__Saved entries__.
template <int K>
__device__ __forceinline__ bool cands_from_records(const MateView& v, const int4 (&r)[K], RegCands<K>& c) {
  int4 o[K];
  bool multi = false;
  Occ12 e[K];
#pragma unroll
  for (int k = 0; k < K; k++) e[k] = v.occ12[r[k].x >= 0 ? r[k].x : 0];
#pragma unroll
  for (int k = 0; k < K; k++) o[k] = occ_from_compact((unsigned long long)e[k].lo | ((unsigned long long)e[k].hi << 32), e[k].rank);
#pragma unroll
  for (int k = 0; k < K; k++) if (r[k].x < 0) o[k] = make_int4(0, 0, -1, 0);
#pragma unroll
  for (int k = 0; k < K; k++) {
    multi |= (o[k].z >= 0 && o[k].w < 0);
    c.path[k] = o[k].z; c.pos[k] = r[k].y + o[k].x; c.ef[k] = r[k].z & 0x1ff; c.rank[k] = o[k].w;
    c.valid[k] = r[k].x >= 0 && o[k].z >= 0 && r[k].y >= o[k].y;
  }
#pragma unroll
  for (int i = 0; i < K; i++) {
    bool lv = c.valid[i];
#pragma unroll
    for (int j = 0; j < K; j++)
      if (j != i) lv = lv && !(c.valid[j] && c.path[j] == c.path[i] && c.pos[j] == c.pos[i] &&
                               (c.rank[j] > c.rank[i] || (c.rank[j] == c.rank[i] && j > i)));
    c.live[i] = lv;
  }
  return multi;
}
template <int K>
__device__ __forceinline__ bool load_cands_inline(const MateView& v, const int4* rec, RegCands<K>& c) {
  int4 r[K];
#pragma unroll
  for (int k = 0; k < K; k++) r[k] = rec[k];
  return cands_from_records<K>(v, r, c);
}

template <int K>
__device__ __forceinline__ double score_regs(const PairedArgs& a, const RegCands<K>& c1, const RegCands<K>& c2, int L1, int L2) {
  int n1 = 0, n2 = 0;
  Cand x, y;
  x.path = -1; x.pos = 0; x.edit = 0; x.orient = 0; y = x;
#pragma unroll
  for (int i = 0; i < K; i++) {
    if (c1.live[i]) { n1++; x.path = c1.path[i]; x.pos = c1.pos[i]; x.edit = c1.ef[i] & 0xff; x.orient = c1.ef[i] >> 8; }
    if (c2.live[i]) { n2++; y.path = c2.path[i]; y.pos = c2.pos[i]; y.edit = c2.ef[i] & 0xff; y.orient = c2.ef[i] >> 8; }
  }
  if (n1 == 0 || n2 == 0) return 0.0;
  if (n1 == 1 && n2 == 1) return x.path == y.path ? pair_term(a, x, y, L1, L2) : 0.0;
  double acc = 0.0;
#pragma unroll
  for (int i = 0; i < K; i++) {
#pragma unroll
    for (int j = 0; j < K; j++) {
      if (c1.live[i] && c2.live[j] && c1.path[i] == c2.path[j]) {
        Cand x, y;
        x.path = c1.path[i]; x.pos = c1.pos[i]; x.edit = c1.ef[i] & 0xff; x.orient = c1.ef[i] >> 8;
        y.path = c2.path[j]; y.pos = c2.pos[j]; y.edit = c2.ef[j] & 0xff; y.orient = c2.ef[j] >> 8;
        acc += pair_term(a, x, y, L1, L2);
      }
    }
  }
  return acc;
}

constexpr unsigned long long kNone8 = ~0ull;
constexpr unsigned long long kDirty8 = ~0ull - 1;
constexpr int kDirtyWid = -2;

__device__ __forceinline__ int4 rec8_to_quad(unsigned long long r) {
  if (r == kNone8 || r == kDirty8) return make_int4(r == kDirty8 ? kDirtyWid : -1, 0, 0, 0);
  return make_int4((int)(r & 0xffffff), (int)((r >> 24) & 0xfffffff), (int)((r >> 52) & 63) | ((int)((r >> 58) & 1) << 8), 0);
}

struct Compact1 {
  unsigned long long r1, r2, o1, o2;
  int L1, L2, lc;
};

__global__ __launch_bounds__(kBlock) void logterm_kernel(const double* pe0, const double* pe1, const double* ins_tab, int ins_n, int codes,
                                                        double2* memo) {
  const int total = codes * 49 * ins_n;
  for (int idx = blockIdx.x * kBlock + threadIdx.x; idx < total; idx += gridDim.x * kBlock) {
    const int dist = idx % ins_n;
    const int q = idx / ins_n;
    const int e2 = q % 7, e1 = (q / 7) % 7, code = q / 49;
    const double t = pe0[code * 64 + e1] * pe1[code * 64 + e2] * ins_tab[dist];
    memo[idx] = make_double2(t, log(t));
  }
}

__Exercise__. Out of the entries, report each line that contains the word "MateView".

__Solution below__.
__device__ __forceinline__ bool cands_from_records(const MateView& v, const int4 (&r)[K], RegCands<K>& c) {
__device__ __forceinline__ bool load_cands_inline(const MateView& v, const int4* rec, RegCands<K>& c) {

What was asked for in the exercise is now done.